(RECORDS PROVIDED begins)

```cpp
int launch_blur_mfma(fnx_ctx *ctx, int n, const BlurPlan &p, const BlurImages &im, const double *kernel, const BlurScore *score)
{
    const bool wide = p.family == BLUR_MFMA_WIDE;
    const MfmaKernel kern = mfma_kernel(p, score != nullptr);
    if (!kern) return FNX_ERR_INVALID;
    MfmaArgs ma{};
    set_images(ma, im);
    const std::vector<uint32_t> tab = mfma_table(p, kernel);
    void *dt = nullptr;
    FNX_TRY(upload_table(ctx, SLOT_TABLE_MFMA, tab.data(), sizeof(uint32_t) * tab.size(), &dt));
    ma.tab = static_cast<const uint32_t *>(dt);
    ma.radius = p.radius;
    ma.seed_h = p.seed_h; ma.seed_v = p.seed_v; ma.thr = p.thr;
    ma.seg = score ? score->seg : p.seg;
    ma.tiles_x = (ma.w + 63) / 64;
    ma.tiles = ma.tiles_x * ((ma.h + ma.seg - 1) / ma.seg);
    const dim3 grid(8 * ((ma.tiles + 7) / 8), n);
    size_t lds = 0;
    if (score) {
        if (wide) { ma.bx = score->bx; ma.by = score->by; }
        else { ma.coltab = score->coltab; ma.rowtab = score->rowtab; }
        ma.slabs = score->slabs; ma.nbx = score->nbx; ma.nby = score->nby;
        lds = sizeof(uint32_t) * 8 * static_cast<size_t>(ma.nbx + 1) * (ma.nby + 1);
    }
    if (!wide) {
#ifdef FNX_DEVELOP
        { static const int dbg = [] { const char *e = dev_env("FNX_MFMA_DBG"); return e ? atoi(e) : 0; }(); ma.dbg = dbg; }
#endif
        auto fits = [&](int stride) {
            return stride > 0 && stride < (1 << 24) &&
                   static_cast<long long>(ma.h - 1) * stride + 4LL * ma.w + 16LL * stride < (1LL << 31);
        };
        ma.narrow = fits(ma.sstride) && fits(ma.dstride);
    }
    LaunchEvents ev;
    FNX_TRY(blur_bind_events(ctx, score != nullptr, &ev));
    note_route(ctx, FNX_PROF_MAIN, blur_route(p, score != nullptr));
    hipExtLaunchKernelGGL(kern, grid, dim3(256), lds, ctx->stream, ev.start, ev.stop, 0, ma);
    FNX_HIP(hipGetLastError());
    return FNX_OK;
}

}

extern "C" int fnx_blur_fixed_point(const double *kernel, int radius, long long *wq, double *err255)
{
    if (!kernel || !wq || !err255) {
        fnx::set_error("invalid argument: fnx_blur_fixed_point");
        return FNX_ERR_INVALID;
    }
    fnx::MfmaWeights q;
    if (!fnx::mfma_quantise(kernel, radius, &q, fnx::MF_RWIDE)) return FNX_NOOP;
    for (int i = 0; i < 2 * radius + 1; i++) wq[i] = q.wq[i];
    *err255 = q.err255;
    return FNX_OK;
}
```

### fennec_amd/csrc/common.hpp

```cpp
#pragma once
#include <hip/hip_runtime.h>

#include <cstdarg>
#include <cstdint>
#include <cstdio>
#include <cstdlib>
#include <cstring>
#include <vector>

#include "../../include/fennec_hip.h"
#include "blur_plan.hpp"
#include "dev_env.hpp"
#include "png_compress_plan.hpp"

namespace fnx {

void set_error(const char *fmt, ...);


enum Form {
    FORM_FX_STREAM = 0,
    FORM_FX_PAIRS,
    FORM_FX_REF,
    FORM_RESIZE_MFMA,
    FORM_RESIZE_FP64,
    FORM_RESIZE_FUSED,
    FORM_MSSSIM_LEVELWISE,
    FORM_MSSSIM_NOFUSE0,
    FORM_MSSSIM_FOLD,
    FORM_MSSSIM_BOXFLY,
    FORM_PALETTE_GRID,
    FORM_RESIZE_BOX,
    FORM_JPEG_SIZE,
    FORM_COUNT
};

#define FNX_HIP(expr)                                                                      \
    do {                                                                                   \
        hipError_t e__ = (expr);                                                           \
        if (e__ != hipSuccess) {                                                           \
            fnx::set_error("%s failed: %s (%s:%d)", #expr, hipGetErrorString(e__), __FILE__, \
                           __LINE__);                                                      \
            return e__ == hipErrorOutOfMemory ? FNX_ERR_OOM : FNX_ERR_HIP;                 \
        }                                                                                  \
    } while (0)

#define FNX_TRY(expr)            \
    do {                         \
        int r__ = (expr);        \
        if (r__ < 0) return r__; \
    } while (0)

#define FNX_REQUIRE(cond, msg)                  \
    do {                                        \
        if (!(cond)) {                          \
            fnx::set_error("invalid argument: %s", msg); \
            return FNX_ERR_INVALID;             \
        }                                       \
    } while (0)

enum Slot {
    SLOT_IN_A = 0,
    SLOT_IN_B,
    SLOT_OUT,
    SLOT_TMP0,
// ... 586 lines not shown
```

### fennec_amd/csrc/runtime.cpp

```cpp
#include "common.hpp"

#include <dlfcn.h>

#include <atomic>
#include <cstdlib>
#include <cstring>
#include <mutex>
#include <string>
#include <vector>

namespace fnx {

namespace {
std::mutex g_dev_mu;
bool g_dev_set = false;
std::vector<int> g_devmap;

int hip_device_count()
{
    int n = 0;
    if (hipGetDeviceCount(&n) != hipSuccess) {
        (void)hipGetLastError();
        return 0;
    }
// ... 35 lines not shown
    int st = g_roctx_state.load(std::memory_order_acquire);
    if (st == 0) {
        std::lock_guard<std::mutex> lk(g_dev_mu);
        st = g_roctx_state.load(std::memory_order_relaxed);
        if (st == 0) {
            st = 2;
            const char *e = std::getenv("FNX_ROCTX");
            if (e && e[0] == '1') {
                for (const char *lib : {"librocprofiler-sdk-roctx.so", "librocprofiler-sdk-roctx.so.1", "libroctx64.so", "libroctx64.so.4"}) {
                    void *h = dlopen(lib, RTLD_NOW | RTLD_GLOBAL);
                    if (!h) continue;
                    g_roctx_push = reinterpret_cast<roctx_push_fn>(dlsym(h, "roctxRangePushA"));
                    g_roctx_pop = reinterpret_cast<roctx_pop_fn>(dlsym(h, "roctxRangePop"));
                    if (g_roctx_push && g_roctx_pop) { st = 1; break; }
                }
            }
            g_roctx_state.store(st, std::memory_order_release);
        }
    }
    return st == 1;
}
}

OpRange::OpRange(const char *name) : on_(roctx_on())
{
    if (on_) g_roctx_push(name);
}
OpRange::~OpRange()
{
    if (on_) g_roctx_pop();
}

static const char *const FORM_NAMES[FORM_COUNT] = {"fx_stream", "fx_pairs", "fx_ref", "resize_mfma", "resize_fp64", "resize_fused",
                                                   "msssim_levelwise", "msssim_nofuse0", "msssim_fold", "msssim_boxfly", "palette_grid", "resize_box", "jpeg_size"};

const char *form_value(const fnx_ctx *ctx, Form f)
{
    if (ctx && ctx->form[f][0]) return ctx->form[f];
#ifdef FNX_DEVELOP
    char name[40] = "FNX_";
    size_t k = 4;
    for (const char *p = FORM_NAMES[f]; *p && k + 1 < sizeof(name); p++) name[k++] = static_cast<char>(*p >= 'a' && *p <= 'z' ? *p - 32 : *p);
    name[k] = 0;
    return std::getenv(name);
#else
    return nullptr;
#endif
}

int form_set(fnx_ctx *ctx, const char *name, const char *value)
{
    for (int f = 0; f < FORM_COUNT; f++) {
        if (std::strcmp(name, FORM_NAMES[f]) != 0) continue;
        if (value && std::strlen(value) >= sizeof(ctx->form[f])) { set_error("fnx_ctx_set_form: value too long"); return FNX_ERR_INVALID; }
        std::memset(ctx->form[f], 0, sizeof(ctx->form[f]));
        if (value) std::strcpy(ctx->form[f], value);
        return FNX_OK;
    }
    set_error("fnx_ctx_set_form: no kernel form called '%s'", name);
    return FNX_ERR_INVALID;
}

static thread_local char g_err[512] = "";

void set_error(const char *fmt, ...)
{
    va_list ap;
// ... 521 lines not shown
```

### fennec_amd/csrc/blur_plan.cpp

```cpp
#include "blur_plan.hpp"

#include <algorithm>
#include <cmath>
#include <cstdlib>
#include <cstring>

#include "box_edge.hpp"
#include "dev_env.hpp"

namespace fnx {

bool mfma_quantise(const double *kernel, int radius, MfmaWeights *q, int rmax)
{
    if (radius < 1 || radius > rmax) return false;
    const int nt = 2 * radius + 1;
    double sum = 0;
    for (int i = 0; i < nt; i++) {
        if (!(kernel[i] >= 0) || !(kernel[i] < 0.49)) return false;
        sum += kernel[i];
    }
    if (!(std::fabs(sum - 1.0) <= 1e-6)) return false;
    long long tot = 0;
    for (int i = 0; i < nt; i++) {
        q->wq[i] = std::llround(kernel[i] * 16777216.0);
// ... 99 lines not shown
}
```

(RECORDS PROVIDED ends)

THE PROBLEM. All that is needed is the number of lines in the listing holding the word "else".

TASK RESPONSE. 2